(Stored items)
BEGIN
# kohnakagawa/md_neighbor_list

Hardware: AMD Instinct MI355X
Metric: Verlet-list build ms and Mpairs/s at N=1M rho=1.0; achieved HBM GB/s (higher is better)
Workload: dtype f32

## Files before the change

md_neighbor_list_amd/csrc/nl_kernels.hpp:

```cpp
#pragma once

#include <hip/hip_runtime.h>
#include <stdint.h>

#include <type_traits>

namespace nl {

constexpr int WAVE = 64;

enum : uint32_t { ST_OUT_OF_BOX = 1u, ST_CAPACITY = 2u, ST_DOMAIN = 4u, ST_INDEX_OVERFLOW = 8u, ST_ROW_OVERFLOW = 16u };

template <typename T> struct Pos;
template <> struct alignas(16) Pos<float> {
  float x, y, z;
  int32_t gid;
};
template <> struct alignas(32) Pos<double> {
  double x, y, z;
  int32_t gid;
  int32_t row;
};

struct Box {
// ... 675 lines not shown
    const T t = mul_rn(q, ims);
    const T f = sub_rn(t, (T)(int32_t)t);
    return (f >= (T)0.25 ? 1 : 0) + (f >= (T)0.5 ? 1 : 0) + (f >= (T)0.75 ? 1 : 0);
  };
  const bool tilt = !FINE && IDC == 0 && g.tilt;
  auto bin_of = [&](const Pos<T>& p) {
    const int32_t c = tilt ? p.gid : xcell1(p.x);
    if constexpr (FINE) return quarter(p.z, g.ims[2]) * mx + c;
    else if constexpr (IDC > 0) return c * IDC + min((int32_t)((uint32_t)p.gid >> id_shift), IDC - 1);
    else return c;
  };
  constexpr int BC_KEEP = 6;
  const bool keep = end - beg <= BC_KEEP * 256 && end > beg && !(g.dbg & 512);
  Pos<T> pk[BC_KEEP];
  int32_t rk[BC_KEEP];
  if (keep) {
#pragma unroll
    for (int u = 0; u < BC_KEEP; u++) {
      const int32_t k = min(beg + tid + u * 256, end - 1);
      pk[u] = src[k];
      rk[u] = src_row[k];
    }
#pragma unroll
    for (int u = 0; u < BC_KEEP; u++) {
      keep_in_flight(pk[u].x), keep_in_flight(pk[u].y), keep_in_flight(pk[u].z), keep_in_flight(pk[u].gid), keep_in_flight(rk[u]);
      if constexpr (sizeof(T) == 8) keep_in_flight(pk[u].row);
    }
#pragma unroll
    for (int u = 0; u < BC_KEEP; u++)
      if (beg + tid + u * 256 < end) atomicAdd(&cnt[bin_of(pk[u])], 1);
  } else {
    for (int32_t k = beg + tid; k < end; k += 256) atomicAdd(&cnt[bin_of(src[k])], 1);
  }
  __syncthreads();
  for (int32_t base = 0; base < nb; base += 256) {
    const int32_t c = base + tid;
    const int32_t v = c < nb ? cnt[c] : 0;
    const int32_t inc = wave_incl_scan(v, lane);
    if (lane == 63) wsum[w] = inc;
    __syncthreads();
    int32_t woff = 0;
    for (int k = 0; k < w; k++) woff += wsum[k];
    const int32_t carry = carry_s;
    const int32_t excl = carry + woff + inc - v;
    if (c < nb) {
      cnt[c] = excl;
      if constexpr (FINE) {
        cell_start[((size_t)r * mx + (c % mx)) * 4 + c / mx] = beg + excl;
      } else if constexpr (IDC > 0) {
        cls_start[(size_t)r * nb + c] = beg + excl;
        if (c % IDC == 0) cell_start[(size_t)r * mx + c / IDC] = beg + excl;
      } else {
        cell_start[(size_t)r * nb + c] = beg + excl;
      }
    }
    __syncthreads();
    if (tid == 255) carry_s = carry + woff + inc;
    __syncthreads();
  }
  if (r == nrows - 1 && tid == 0) {
    if constexpr (IDC > 0) cls_start[(size_t)nrows * nb] = end, cell_start[(size_t)nrows * mx] = end;
    else cell_start[(size_t)nrows * nb] = end;
  }
  auto place = [&](Pos<T> p, int32_t row_of) {
    const int32_t dst = beg + atomicAdd(&cnt[bin_of(p)], 1);
    if (tilt) {
      p.gid = row_of;
    } else if (g.pbc & 1) {
      const T tx = mul_rn(p.x, g.ims[0]);
      int32_t v = (int32_t)tx;
      if (tx < (T)0 && (T)v != tx) v -= 1;
      if (v < 0) p.x = add_rn(p.x, g.L[0]);
      if (v >= mx) p.x = add_rn(p.x, -g.L[0]);
    }
    sorted[dst] = p;
    sorted_row[dst] = row_of;
    sorted_gid[dst] = p.gid;
  };
  if (keep) {
#pragma unroll
    for (int u = 0; u < BC_KEEP; u++)
      if (beg + tid + u * 256 < end) place(pk[u], rk[u]);
  } else {
    for (int32_t k = beg + tid; k < end; k += 256) place(src[k], src_row[k]);
  }
}
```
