After: 3.827 million (median of 6 runs). 1.03x the previous value.

```diff
diff --git a/tokenpacker_b200/csrc/tp_api.cu b/tokenpacker_b200/csrc/tp_api.cu
--- a/tokenpacker_b200/csrc/tp_api.cu
+++ b/tokenpacker_b200/csrc/tp_api.cu
@@ -261,16 +261,26 @@
   GemmGroup g;
   PeerStores peers;
   int grid;
+  int slabs;
 };
 
-int build_pair_group(const GemmItem* items, int count, int sms, const FrontWork* front, BuiltLaunch* out) {
-  using Cfg = Gemm2Config;
+int g_force_slabs = -1;
+
+int build_pair_group(const GemmItem* items, int count, int sms, const FrontWork* front, BuiltLaunch* out, bool reg_store = false) {
+  using Cfg = Gemm2Config<>;
   GemmGroup& g = out->g;
   memset(&g, 0, sizeof(g));
   g.count = count;
   for (int i = 1; i < count; ++i)
     if (gemm_variant(items[i].ep) != gemm_variant(items[0].ep)) return TP_ERR_INVALID_ARGUMENT;
   if (count > 0 && gemm_variant(items[0].ep) != 0 && front != nullptr) return TP_ERR_INVALID_ARGUMENT;
+  bool slabs = !(g_force_slabs == 0 || (g_force_slabs < 0 && reg_store));
+  for (int i = 0; i < count; ++i) {
+    const GemmEpilogue& ep = items[i].ep;
+    const bool c_segmented = ep.seg_row_offset == nullptr && !ep.out_f32 && ep.seg_stride != 0 && ep.seg_stride != ep.seg_len;
+    slabs = slabs || items[i].n_peers > 0 || c_segmented || ep.dual || gemm_variant(ep) != 0;
+  }
+  out->slabs = slabs ? 1 : 0;
   long long total = 0;
   for (int i = 0; i < count; ++i) {
     const GemmItem& it = items[i];
@@ -388,7 +398,7 @@
     p.dep_span = it.dep_span;
     p.dep_src_blocks = it.dep_src_blocks;
     p.dep_per = it.dep_per;
-    if ((p.done_counter != nullptr && !p.use_tma_store) || (p.dep_counter != nullptr && (it.tn || it.a.seg_rows != 0)))
+    if ((slabs && p.done_counter != nullptr && !p.use_tma_store) || (p.dep_counter != nullptr && (it.tn || it.a.seg_rows != 0)))
       return TP_ERR_INVALID_ARGUMENT;
     p.peer_out = it.n_peers > 0 ? 1 : 0;
     total += p.num_tiles;
@@ -466,19 +476,19 @@
   return TP_OK;
 }
 
-template <bool kTower, bool kF16 = false>
+template <bool kTower, bool kF16 = false, bool kSlabs = true>
 int launch_built_t(const BuiltLaunch& b, cudaStream_t stream) {
-  using Cfg = Gemm2Config;
+  using Cfg = Gemm2Config<kSlabs>;
   {
     static thread_local unsigned attr_done = 0;
     int dev = 0;
     TP_CUDA(cudaGetDevice(&dev));
     if (dev >= 32 || !(attr_done & (1u << dev))) {
-      TP_CUDA(cudaFuncSetAttribute(tp_gemm2_kernel<kTower, kF16>, cudaFuncAttributeMaxDynamicSharedMemorySize, Cfg::kSmemBytes));
+      TP_CUDA(cudaFuncSetAttribute(tp_gemm2_kernel<kTower, kF16, kSlabs>, cudaFuncAttributeMaxDynamicSharedMemorySize, Cfg::kSmemBytes));
       if (dev < 32) attr_done |= 1u << dev;
     }
   }
-  TP_CUDA(launch_pdl(tp_gemm2_kernel<kTower, kF16>, dim3(b.grid), dim3(kGemmThreads), Cfg::kSmemBytes, stream, b.g, b.peers));
+  TP_CUDA(launch_pdl(tp_gemm2_kernel<kTower, kF16, kSlabs>, dim3(b.grid), dim3(kGemmThreads), Cfg::kSmemBytes, stream, b.g, b.peers));
   return TP_OK;
 }
 
@@ -488,15 +498,15 @@
   switch (variant) {
     case 2: return launch_built_t<true, true>(b, stream);
     case 1: return launch_built_t<true>(b, stream);
-    default: return launch_built_t<false>(b, stream);
+    default: return b.slabs ? launch_built_t<false>(b, stream) : launch_built_t<false, false, false>(b, stream);
   }
 }
 
 int launch_gemm_pair_group(const GemmItem* items, int count, int sms, cudaStream_t stream, const FrontWork* front = nullptr,
-                           BuiltLaunch* built = nullptr) {
+                           BuiltLaunch* built = nullptr, bool reg_store = false) {
   BuiltLaunch local;
   BuiltLaunch* b = built != nullptr ? built : &local;
-  TP_TRY(build_pair_group(items, count, sms, front, b));
+  TP_TRY(build_pair_group(items, count, sms, front, b, reg_store));
   return launch_built(*b, stream);
 }
 
@@ -532,7 +542,7 @@
   return mode_env != nullptr ? atoi(mode_env) : 0;
 }
 
-int launch_gemms(const GemmItem* items, int count, int sms, cudaStream_t stream) {
+int launch_gemms(const GemmItem* items, int count, int sms, cudaStream_t stream, bool reg_store = false) {
   if (count <= 0 || count > kMaxGroup || mixed_precision(items, count)) return TP_ERR_INVALID_ARGUMENT;
   const int mode = gemm_mode();
   int choice[kMaxGroup];
@@ -547,16 +557,16 @@
     choice[i] = choose_kernel(it, count, sms, mode);
     if (choice[i] < 0) return TP_ERR_INVALID_ARGUMENT;
     if (choice[i] == 0) {
-      if (mode == 3) TP_TRY(build_pair_group(&it, 1, sms, nullptr, &pair));
+      if (mode == 3) TP_TRY(build_pair_group(&it, 1, sms, nullptr, &pair, reg_store));
       else grouped[n_grouped++] = it;
     } else {
       TP_TRY(make_one_cta_maps(it, choice[i] == 1 ? 256 : 128, &map_a[i], &map_b[i]));
     }
   }
-  if (n_grouped > 0) TP_TRY(build_pair_group(grouped, n_grouped, sms, nullptr, &pair));
+  if (n_grouped > 0) TP_TRY(build_pair_group(grouped, n_grouped, sms, nullptr, &pair, reg_store));
   for (int i = 0; i < count; ++i) {
     if (choice[i] == 0) {
-      if (mode == 3) TP_TRY(launch_gemm_pair_group(&items[i], 1, sms, stream));
+      if (mode == 3) TP_TRY(launch_gemm_pair_group(&items[i], 1, sms, stream, nullptr, nullptr, reg_store));
     } else if (choice[i] == 1) {
       TP_TRY(launch_gemm_t<256>(items[i], map_a[i], map_b[i], sms, stream));
     } else {
@@ -586,7 +596,7 @@
 }
 
 int launch_chain(GemmItem* items, int count, int* flags, long long flag_capacity, const FrontWork* front, int sms, cudaStream_t stream,
-                 BuiltLaunch* built = nullptr) {
+                 BuiltLaunch* built = nullptr, bool reg_store = false) {
   if (count <= 0 || count > kMaxGroup || mixed_precision(items, count)) return TP_ERR_INVALID_ARGUMENT;
   for (int i = 0; i < count; ++i) {
     const int deps[3] = {items[i].dep, items[i].dep2, items[i].dep3};
@@ -649,7 +659,7 @@
         it.dep_target = gemm_target(d);
       }
     }
-    return launch_gemm_pair_group(items, count, sms, stream, front != nullptr ? &fw : nullptr, built);
+    return launch_gemm_pair_group(items, count, sms, stream, front != nullptr ? &fw : nullptr, built, reg_store);
   }
   for (int i = 0; i < count; ++i)
     if (items[i].kind == 1 || items[i].ep.wm_s != 0) return TP_ERR_INVALID_ARGUMENT;
@@ -657,16 +667,16 @@
   for (int first = 0; first < count;) {
     int last = first;
     while (last + 1 < count && items[last + 1].stage == items[first].stage) ++last;
-    TP_TRY(launch_gemms(items + first, last - first + 1, sms, stream));
+    TP_TRY(launch_gemms(items + first, last - first + 1, sms, stream, reg_store));
     first = last + 1;
   }
   return TP_OK;
 }
 
 int launch_gemm(const AOperand& a, const void* b, long long ldb, long long M, long long N, long long K, const GemmEpilogue& ep,
-                int sms, cudaStream_t stream) {
+                int sms, cudaStream_t stream, bool reg_store = false) {
   const GemmItem it{a, b, ldb, M, N, K, ep};
-  return launch_gemms(&it, 1, sms, stream);
+  return launch_gemms(&it, 1, sms, stream, reg_store);
 }
 
 GemmEpilogue plain_epilogue(void* c, long long ldc, const float* bias, int gelu) {
@@ -1089,13 +1099,12 @@
     if (chain_feasible(g, 8, dev.sms, false)) {
       for (FwdPlan& fp : g_fwd_plans)
         if (fp.valid && memcmp(&fp.key, &key, sizeof(key)) == 0) {
-          TP_CUDA(launch_pdl(tp_gemm2_kernel<false>, dim3(fp.launch.grid), dim3(kGemmThreads), Gemm2Config::kSmemBytes, stream, fp.launch.g, fp.launch.peers));
-          return TP_OK;
+          return launch_built(fp.launch, stream);
         }
       FwdPlan& slot = g_fwd_plans[g_fwd_next];
       g_fwd_next = (g_fwd_next + 1) % 4;
       slot.valid = false;
-      TP_TRY(launch_chain(g, 8, flags, W.n_flags, &front, dev.sms, stream, &slot.launch));
+      TP_TRY(launch_chain(g, 8, flags, W.n_flags, &front, dev.sms, stream, &slot.launch, true));
       slot.key = key;
       slot.valid = true;
       return TP_OK;
@@ -1319,7 +1328,7 @@
   TP_TRY(device_info(&dev));
   GemmEpilogue ep = plain_epilogue(c, ldc, bias, gelu != 0 ? 1 : 0);
   ep.alpha = alpha;
-  return launch_gemm(AOperand{a, lda, 0, 0}, b, ldb, m, n, k, ep, dev.sms, static_cast<cudaStream_t>(stream));
+  return launch_gemm(AOperand{a, lda, 0, 0}, b, ldb, m, n, k, ep, dev.sms, static_cast<cudaStream_t>(stream), true);
 }
 
 #include "tp_train.inl"
diff --git a/tokenpacker_b200/csrc/tp_gemm.cuh b/tokenpacker_b200/csrc/tp_gemm.cuh
--- a/tokenpacker_b200/csrc/tp_gemm.cuh
+++ b/tokenpacker_b200/csrc/tp_gemm.cuh
@@ -183,7 +183,7 @@
   rstd = rsqrtf(__fadd_rn(var, eps));
 }
 
-template <int kTileN, bool kTower = false, bool kF16 = false, int kSubPairs = 8>
+template <int kTileN, bool kTower = false, bool kF16 = false, int kSubPairs = 8, bool kDirectWm = false>
 __device__ __forceinline__ void epilogue_tile(const GemmEpilogue& ep, int M, int N, const float (&acc)[2][kTileN / 4], uint32_t scratch,
                                               int row, int rloc, int col_tile0, int half, const float* s_col, const OutStage& out,
                                               long long c_extra = 0) {
@@ -200,6 +200,8 @@
   } else if (ep.seg_stride != 0 && row_ok) {
     const int seg = row / ep.seg_len;
     dst_row = static_cast<long long>(seg) * ep.seg_stride + (row - seg * ep.seg_len);
+  } else if (kDirectWm && ep.wm_s != 0 && row_ok) {
+    dst_row = window_major_row(row, ep.wm_s);
   }
   __nv_bfloat16* c_row = static_cast<__nv_bfloat16*>(ep.c) + dst_row * ep.ldc;
   float* c_row32 = reinterpret_cast<float*>(ep.c) + c_extra + dst_row * ep.ldc;
@@ -579,17 +581,18 @@
   }
 }
 
+template <bool kSlabs = true>
 struct Gemm2Config {
   static constexpr int kTileM = 256;
   static constexpr int kTileN = 256;
-  static constexpr int kStages = 3;
+  static constexpr int kStages = kSlabs ? 3 : 4;
   static constexpr int kOutBufs = 2;
   static constexpr int kABytes = kBlockM * kBlockK * 2;
   static constexpr int kBBytes = kTileN * kBlockK * 2;
   static constexpr int kStageBytes = kABytes + kBBytes;
-  static constexpr int kOutBytes = 2 * kOutBufs * kOutSlabBytes;
+  static constexpr int kOutBytes = kSlabs ? 2 * kOutBufs * kOutSlabBytes : 0;
   static constexpr int kColStageBytes = col_slot<kTileN>(2, 0) * 4;
-  static constexpr int kBarrierBytes = (2 * kStages + 4 * kOutBufs) * 8;
+  static constexpr int kBarrierBytes = (2 * kStages + (kSlabs ? 4 * kOutBufs : 0)) * 8;
   static constexpr int kSmemBytes = kStages * kStageBytes + kOutBytes + kScratchBytes + kColStageBytes + kBarrierBytes;
   static_assert(kSmemBytes <= 232448, "shared memory budget of an sm_90 SM (227 KiB)");
 };
@@ -680,11 +683,12 @@
   return t;
 }
 
-template <bool kTower = false, bool kF16 = false>
+template <bool kTower = false, bool kF16 = false, bool kSlabs = true>
 __global__ void __launch_bounds__(kGemmThreads, 1)
 tp_gemm2_kernel(const __grid_constant__ GemmGroup grp, const __grid_constant__ PeerStores peers) {
   static_assert(kTower || !kF16, "f16 instantiations are the tower's");
-  using Cfg = Gemm2Config;
+  static_assert(kSlabs || !kTower, "the tower's launches keep the slab configuration");
+  using Cfg = Gemm2Config<kSlabs>;
   constexpr int kStages = Cfg::kStages;
   constexpr int kTileN = Cfg::kTileN;
 
@@ -714,13 +718,13 @@
         tma_prefetch_desc(&grp.p[i].tmap_a2);
         tma_prefetch_desc(&grp.p[i].tmap_b2);
       }
-      if (grp.p[i].use_tma_store) tma_prefetch_desc(&grp.p[i].tmap_c);
+      if (kSlabs && grp.p[i].use_tma_store) tma_prefetch_desc(&grp.p[i].tmap_c);
     }
     for (int i = 0; i < kStages; ++i) {
       mbar_init(&full_bar[i], 1);
       mbar_init(&empty_bar[i], kNumEpiWarps);
     }
-    for (int i = 0; i < 2 * Cfg::kOutBufs; ++i) {
+    for (int i = 0; i < (kSlabs ? 2 * Cfg::kOutBufs : 0); ++i) {
       mbar_init(&slab_full_bar[i], kNumEpiWarps);
       mbar_init(&slab_empty_bar[i], 1);
     }
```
END
_EXERCISE AIM_
Every line above that holds "struct" should be copied out.

_SOLUTION FOR THIS PROBLEM_
template <typename T> struct Pos;
template <> struct alignas(16) Pos<float> {
template <> struct alignas(32) Pos<double> {
struct Box {
 struct Gemm2Config {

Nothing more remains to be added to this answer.